>>>>>

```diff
diff --git a/multiple-objects-gan_amd/hip/ops.py b/multiple-objects-gan_amd/hip/ops.py
--- a/multiple-objects-gan_amd/hip/ops.py
+++ b/multiple-objects-gan_amd/hip/ops.py
@@ -83,20 +83,53 @@
 _MERGE_W = 1 << 21
 
 
+FUSE_ADAM_PACK = os.environ.get("MOGAN_FUSE_ADAM_PACK", "1") != "0"
+WGRAD_OVERWRITE = os.environ.get("MOGAN_WGRAD_OVERWRITE", "1") != "0"
+_OVERWRITE = {}
+
+
+def overwrite_register(g, round_cell):
+    if g.data_ptr() in _OVERWRITE:
+        return False
+    _OVERWRITE[g.data_ptr()] = [round_cell, round_cell[0]]
+    return True
+
+
+def overwrite_drop(ptrs):
+    for p in ptrs:
+        _OVERWRITE.pop(p, None)
+    del ptrs[:]
+
+
+def overwrite_stale(g):
+    rec = _OVERWRITE.get(g.data_ptr())
+    return rec is not None and rec[1] != rec[0][0]
+
+
+def _first_of_round(g):
+    rec = _OVERWRITE.get(g.data_ptr()) if _OVERWRITE else None
+    if rec is None:
+        return False
+    first = rec[1] != rec[0][0]
+    rec[1] = rec[0][0]
+    return first
+
+
 def _wgrad_launch(dy, x, w_shape, geom, g):
     stride, ph, pw, up = geom
+    acc = not _first_of_round(g)
     if WGRAD_SIDE_STREAM:
         cur, side = _wgrad_stream()
         side.wait_stream(cur)
         with torch.cuda.stream(side):
-            conv2d_wgrad(dy, x, w_shape, stride, ph, pw, up, out=g, accumulate=True)
+            conv2d_wgrad(dy, x, w_shape, stride, ph, pw, up, out=g, accumulate=acc)
         fr = _wgrad_frames[-1]
         if side not in fr.used:
             fr.used.append(side)
         fr.keep.append((dy, x))
         _grad_hit(g, side)
     else:
-        conv2d_wgrad(dy, x, w_shape, stride, ph, pw, up, out=g, accumulate=True)
+        conv2d_wgrad(dy, x, w_shape, stride, ph, pw, up, out=g, accumulate=acc)
         _grad_hit(g)
 
 
@@ -308,10 +341,18 @@
         _stamp(st, [(slot, self.cell)])
         PK_STATS["packs"] += 1
 
+    def both_in_use(self):
+        s0, s1 = self.slots.get(0), self.slots.get(1)
+        Cout, Cin = self.w.shape[:2]
+        return s0 is not None and s1 is not None and s0.geom == s1.geom and Cin % 32 == 0 and Cout % 32 == 0
+
+    def adam_fusable(self):
+        return self.both_in_use() and self.w.shape[2] * self.w.shape[3] in (16, 9, 1)
+
     def repack(self):
         s0, s1 = self.slots.get(0), self.slots.get(1)
         Cout, Cin, KH, KW = self.w.shape
-        if s0 is not None and s1 is not None and s0.geom == s1.geom and Cin % 32 == 0 and Cout % 32 == 0:
+        if self.both_in_use():
             stride, ph, pw = s0.geom
             st = stream_ptr()
             call("mogan_pk_weight_pack_both", ptr(self.w), s0.buf.data_ptr(), s1.buf.data_ptr(), Cout, Cin, KH, KW, stride, ph, pw, st)
@@ -406,10 +447,11 @@
     PK_STATS["k4_builds"] = PK_STATS.get("k4_builds", 0) + 1
 
 
-def repack_all(packs):
+def repack_all(packs, packed=()):
     items, k4s = [], []
     for pk in packs:
-        pk.repack()
+        if id(pk) not in packed:
+            pk.repack()
         items += [(pk, d, im) for d, im in pk.wino.items()]
         if pk.k4 is not None:
             k4s.append(pk)
@@ -2051,6 +2093,26 @@
          ptr(dev_state), eps_mode, grad_scale, ema_decay, stream_ptr())
 
 
+def adam_prep(dev_state, lr, beta1, beta2, eps_mode=0):
+    call("mogan_adam_prep", ptr(dev_state), lr, beta1, beta2, eps_mode, stream_ptr())
+
+
+def adam_apply(p, g, m, v, ema, beta1, beta2, eps, dev_state, eps_mode=0, grad_scale=1.0, ema_decay=0.999):
+    call("mogan_adam_apply", ptr(p), ptr(g), ptr(m), ptr(v), ptr(ema), p.numel(), beta1, beta2, eps, ptr(dev_state), eps_mode,
+         grad_scale, ema_decay, stream_ptr())
+
+
+def adam_pack_both(pk, p, g, m, v, ema, lr, beta1, beta2, eps, step=0, dev_state=None, eps_mode=0, grad_scale=1.0,
+                   ema_decay=0.999, zero_g=True):
+    Cout, Cin, KH, KW = pk.w.shape
+    s0, s1 = pk.slots[0], pk.slots[1]
+    stride, ph, pw = s0.geom
+    call("mogan_pk_adam_pack_both", ptr(p), ptr(g), ptr(m), ptr(v), ptr(ema), s0.buf.data_ptr(), s1.buf.data_ptr(), Cout, Cin, KH,
+         KW, stride, ph, pw, lr, beta1, beta2, eps, step, ptr(dev_state), eps_mode, grad_scale, ema_decay, 1 if zero_g else 0,
+         stream_ptr())
+    PK_STATS["adam_packs"] = PK_STATS.get("adam_packs", 0) + 1
+
+
 def _rnn_encoder_args(captions, lens, emb_weight, rnn, states):
     cell = "lstm" if isinstance(rnn, torch.nn.LSTM) else "gru" if isinstance(rnn, torch.nn.GRU) else None
     if (cell is None or len(states) != (2 if cell == "lstm" else 1) or rnn.num_layers != 1 or not rnn.bidirectional
```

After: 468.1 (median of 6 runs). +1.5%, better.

<<<<<

Among the records above, find each line holding the string "step" and pull it out.

+def adam_pack_both(pk, p, g, m, v, ema, lr, beta1, beta2, eps, step=0, dev_state=None, eps_mode=0, grad_scale=1.0,
+         KW, stride, ph, pw, lr, beta1, beta2, eps, step, ptr(dev_state), eps_mode, grad_scale, ema_decay, 1 if zero_g else 0,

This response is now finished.